Eine Quotenwahl ist laut amerikanischer Verfassung angesagt, wenn keiner der Präsidentschaftskandidaten 50 Prozent oder mehr der Wahlmännerstimmen erhält. Das Repräsentantenhaus bestimmt dann den Sieger. Eine "bizarre" Vorgehensweise, findet der Politologe Gelman.
Ein Staat, eine Stimme
"Bei diesem Verfahren erhält jeder Staat eine Stimme, da wäre die parteipolitische Voreingenommenheit noch größer", stellt er fest. Da die Republikaner im Repräsentantenhaus in der Mehrheit sind, würde die Wahl wohl an Mitt Romney gehen.
Es gibt aber noch andere Probleme, erklärt Tara Ross. "Im Laufe der Zeit würden Kandidaten bemerken, wie einfach es ist, und das würde sie anspornen. So hätte man nicht nur einen Außenseiter, sondern fünf oder sechs." Auch könnte die Versuchung, die Wahlbezirkseinteilung zu manipulieren, zu groß werden, meint die amerikanische Autorin. "Ein Multi-Parteien-System würde uns zerbrechen und spalten."

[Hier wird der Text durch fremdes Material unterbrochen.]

template <int BN, int STAGES>
struct FwdSmem {
    static constexpr int kA = kTileM * 128;
    static constexpr int kB = BN * 128;
    static constexpr int kStage = 2 * kA + 2 * kB;
    static constexpr int kChan = 3 * BN * 4;
    static constexpr int kBytes = STAGES * kStage + 1024  + 256  + kChan;
};

template <int BN, int STAGES, bool MB>
__device__ __forceinline__ void conv_tc_body(const CUtensorMap& wmap, const effdet_conv_args& p, const int M, const int HW,
                                             const int kblocks, const int m0, const int n0) {
// ... 670 lines not shown
#define EFFDET_TC_LAUNCH(BN_, ST_)                                                                                         \
    do {                                                                                                                  \
        if (mb) EFFDET_TC_LAUNCH1(BN_, ST_, true);                                                                        \
        else EFFDET_TC_LAUNCH1(BN_, ST_, false);                                                                          \
    } while (0)
    if (KT <= 2) {
        if (BN == 64) EFFDET_TC_LAUNCH(64, 1);
        else EFFDET_TC_LAUNCH(128, 1);
    } else {
        if (BN == 64) EFFDET_TC_LAUNCH(64, 4);
        else EFFDET_TC_LAUNCH(128, 3);
    }
#undef EFFDET_TC_LAUNCH
#undef EFFDET_TC_LAUNCH1
    return launch_status("conv_tc_kernel");
}


int conv_tc_multi_launch(const effdet_conv_args* levels, int nlevels, cudaStream_t st) {
    EncodeTiledFn enc = encode_fn();
    if (!enc) return fail(EFFDET_ERR_UNSUPPORTED, "conv2d_multi(tc): cuTensorMapEncodeTiled unavailable");
    const effdet_conv_args* a = &levels[0];
    const int taps = a->ksize * a->ksize;
    const int kpad = conv_tc_kpad(a->Cin);
    const int kblocks = kpad / kTileK;
    const int BN = a->Cout <= 64 ? 64 : 128;
    CUtensorMap map;
    const cuuint64_t gdim[3] = {(cuuint64_t)taps * kpad, (cuuint64_t)a->Cout, 2};
    const cuuint64_t gstr[2] = {(cuuint64_t)taps * kpad * 2, (cuuint64_t)a->Cout * taps * kpad * 2};
    const cuuint32_t box[3] = {(cuuint32_t)kTileK, (cuuint32_t)BN, 1};
    const cuuint32_t estr[3] = {1, 1, 1};
    CUresult r = enc(&map, CU_TENSOR_MAP_DATA_TYPE_BFLOAT16, 3, const_cast<void*>(a->w_tc), gdim, gstr, box, estr,
                     CU_TENSOR_MAP_INTERLEAVE_NONE, CU_TENSOR_MAP_SWIZZLE_128B, CU_TENSOR_MAP_L2_PROMOTION_L2_256B,
                     CU_TENSOR_MAP_FLOAT_OOB_FILL_NONE);
    if (r != CUDA_SUCCESS) return fail(EFFDET_ERR_LAUNCH, "conv2d_multi(tc): cuTensorMapEncodeTiled failed (%d)", (int)r);
    ConvMultiArgs ma;
    memset(&ma, 0, sizeof(ma));
    ma.nlevels = nlevels;
    int tiles = 0;
    for (int l = 0; l < nlevels; ++l) {
        ma.lv[l] = levels[l];
        ma.tile_begin[l] = tiles;
        tiles += cdiv((long long)levels[l].B * levels[l].H * levels[l].W, kTileM);
    }
    for (int l = nlevels; l <= kMaxLevels; ++l) ma.tile_begin[l] = tiles;
    dim3 grid(tiles, cdiv(a->Cout, BN));
#define EFFDET_TCM_LAUNCH(BN_, ST_)                                                                                        \
    do {                                                                                                                  \
        cudaError_t e = cudaFuncSetAttribute(conv_tc_multi_kernel<BN_, ST_>, cudaFuncAttributeMaxDynamicSharedMemorySize,  \
                                             FwdSmem<BN_, ST_>::kBytes);                                                  \
        if (e != cudaSuccess) return fail(EFFDET_ERR_LAUNCH, "conv2d_multi(tc): smem opt-in: %s", cudaGetErrorString(e)); \
        conv_tc_multi_kernel<BN_, ST_><<<grid, kFwdThreads, FwdSmem<BN_, ST_>::kBytes, st>>>(map, ma, kblocks);            \
    } while (0)
    if (BN == 64) EFFDET_TCM_LAUNCH(64, 4);
    else EFFDET_TCM_LAUNCH(128, 3);
#undef EFFDET_TCM_LAUNCH
    return launch_status("conv_tc_multi_kernel");
}

bool wgrad_tc_eligible(const effdet_wgrad_args* a) {
    if (a->precision != 1 || a->Cin % 4 || a->Cout % 4 || a->Cin < 16 || a->Cout < 16) return false;
    WgGeom g;
    const bool tma_ok = (a->ws_x || a->x_planes) && (a->ws_dy || a->dy_planes) && wg_geometry(a->B, a->H, a->W, &g);
    return tma_ok || (!a->a_scale && !a->in_scale && !a->dy_planes && !a->x_planes);
}

bool wg_geometry(int B, int H, int W, WgGeom* g) {
    const int Wb = W <= 64 ? W : 64;
    if (W % Wb) return false;
    int Hb = 1;
    for (int h = 1; h <= H && Wb * h <= 64; ++h)
        if (H % h == 0) Hb = h;
    int Bb = 64 / (Wb * Hb);
    if (Bb < 1) Bb = 1;
    if (Bb > B) Bb = B;
    const int ks = Wb * Hb * Bb;
    if (ks < 16 || ks % 16) return false;
    g->Wb = Wb; g->Hb = Hb; g->Bb = Bb;
    g->nbx = W / Wb; g->nby = H / Hb; g->nbb = (B + Bb - 1) / Bb;
    g->kstage = ks;
    return true;
}

int planes_map(EncodeTiledFn enc, CUtensorMap* map, void* base, int B, int H, int W, int C, int pitch, const WgGeom& g) {
    const cuuint64_t gdim[5] = {(cuuint64_t)C, (cuuint64_t)W, (cuuint64_t)H, (cuuint64_t)B, 2};
    const cuuint64_t gstr[4] = {(cuuint64_t)pitch * 2, (cuuint64_t)W * pitch * 2, (cuuint64_t)H * W * pitch * 2,
                                (cuuint64_t)B * H * W * pitch * 2};
    const cuuint32_t box[5] = {64, (cuuint32_t)g.Wb, (cuuint32_t)g.Hb, (cuuint32_t)g.Bb, 1};
    const cuuint32_t estr[5] = {1, 1, 1, 1, 1};
    CUresult r = enc(map, CU_TENSOR_MAP_DATA_TYPE_BFLOAT16, 5, base, gdim, gstr, box, estr, CU_TENSOR_MAP_INTERLEAVE_NONE,
                     CU_TENSOR_MAP_SWIZZLE_128B, CU_TENSOR_MAP_L2_PROMOTION_L2_256B, CU_TENSOR_MAP_FLOAT_OOB_FILL_NONE);
    if (r != CUDA_SUCCESS) return fail(EFFDET_ERR_LAUNCH, "wgrad(tc): cuTensorMapEncodeTiled failed (%d)", (int)r);
    return EFFDET_OK;
}

static int wgrad_tc2_launch(const effdet_wgrad_args* a, cudaStream_t st) {
    WgGeom g;
    EncodeTiledFn enc = encode_fn();
    if (!enc || !(a->ws_x || a->x_planes) || !(a->ws_dy || a->dy_planes) || !wg_geometry(a->B, a->H, a->W, &g)) return 1;
    const int HW = a->H * a->W;
    const int cin_pad = conv_tc_kpad(a->Cin), cout_pad = conv_tc_kpad(a->Cout);
    int s = EFFDET_OK;
    if (!a->x_planes) {
        int blocks = cdiv((long long)a->B * HW * (cin_pad / 8), 256);
        if (blocks > num_sms() * 16) blocks = num_sms() * 16;
        split_planes_kernel<<<blocks, 256, 0, st>>>(a->x, a->x_bstride, a->a_scale, (__nv_bfloat16*)a->ws_x, a->B, HW, a->Cin, cin_pad,
                                                    a->in_scale, a->in_shift);
        s = launch_status("split_planes_kernel");
        if (s) return s;
    }
    CUtensorMap mdy, mx;
    if (a->dy_planes) {
        if ((s = planes_map(enc, &mdy, const_cast<void*>(a->dy_planes), a->B, a->H, a->W, a->Cout, (a->Cout + 7) / 8 * 8, g))) return s;
    } else {
        if ((s = split_dy_launch(a, cout_pad, st))) return s;
        if ((s = planes_map(enc, &mdy, a->ws_dy, a->B, a->H, a->W, cout_pad, cout_pad, g))) return s;
    }
    if (a->x_planes) {
        if ((s = planes_map(enc, &mx, const_cast<void*>(a->x_planes), a->B, a->H, a->W, a->Cin, (a->Cin + 7) / 8 * 8, g))) return s;
    } else {
        if ((s = planes_map(enc, &mx, a->ws_x, a->B, a->H, a->W, cin_pad, cin_pad, g))) return s;
    }
    const int taps = a->ksize * a->ksize;
    const int BC = a->Cin > 64 ? 256 : 64;
    const int ctiles = cdiv(a->Cin, BC), ntiles = cdiv(a->Cout, kTileM);
    const int nchunks = g.nbx * g.nby * g.nbb;
    int splits = (num_sms() * 2) / (ctiles * ntiles * taps);
    if (splits < 1) splits = 1;
    if (splits > cdiv(nchunks, 4)) splits = cdiv(nchunks, 4);
    int cps = cdiv(nchunks, splits);
    splits = cdiv(nchunks, cps);
    dim3 grid(ctiles * ntiles, taps, splits);
    cudaError_t e;
    if (BC == 256) {
        constexpr int ST = 2;
        e = cudaFuncSetAttribute(wgrad_tc2_kernel<256, ST>, cudaFuncAttributeMaxDynamicSharedMemorySize, WgSmem<256, ST>::kBytes);
        if (e != cudaSuccess) return fail(EFFDET_ERR_LAUNCH, "wgrad(tc): smem opt-in: %s", cudaGetErrorString(e));
        wgrad_tc2_kernel<256, ST><<<grid, kTcThreads, WgSmem<256, ST>::kBytes, st>>>(mdy, mx, *a, g, cps, ctiles);
    } else {
        constexpr int ST = 4;
        e = cudaFuncSetAttribute(wgrad_tc2_kernel<64, ST>, cudaFuncAttributeMaxDynamicSharedMemorySize, WgSmem<64, ST>::kBytes);
        if (e != cudaSuccess) return fail(EFFDET_ERR_LAUNCH, "wgrad(tc): smem opt-in: %s", cudaGetErrorString(e));
        wgrad_tc2_kernel<64, ST><<<grid, kTcThreads, WgSmem<64, ST>::kBytes, st>>>(mdy, mx, *a, g, cps, ctiles);
    }
    return launch_status("wgrad_tc2_kernel");
}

Wenn es nach ihr ginge, bliebe alles, wie es ist. Das System des Wahlmännerkollegiums habe Amerika dazu gebracht, sich auf seine Gemeinsamkeiten zu besinnen - "auf das, was uns ausmacht als Amerikaner", meint Ross.
Auch Andrew Gelman ist der Meinung, die Reformidee sollte auf die lange Bank geschoben werden - langfristig. "Die Leute reden immer mal wieder über den Vorschlag" sagt er. "Ganz offensichtlich ist es keine gute Idee."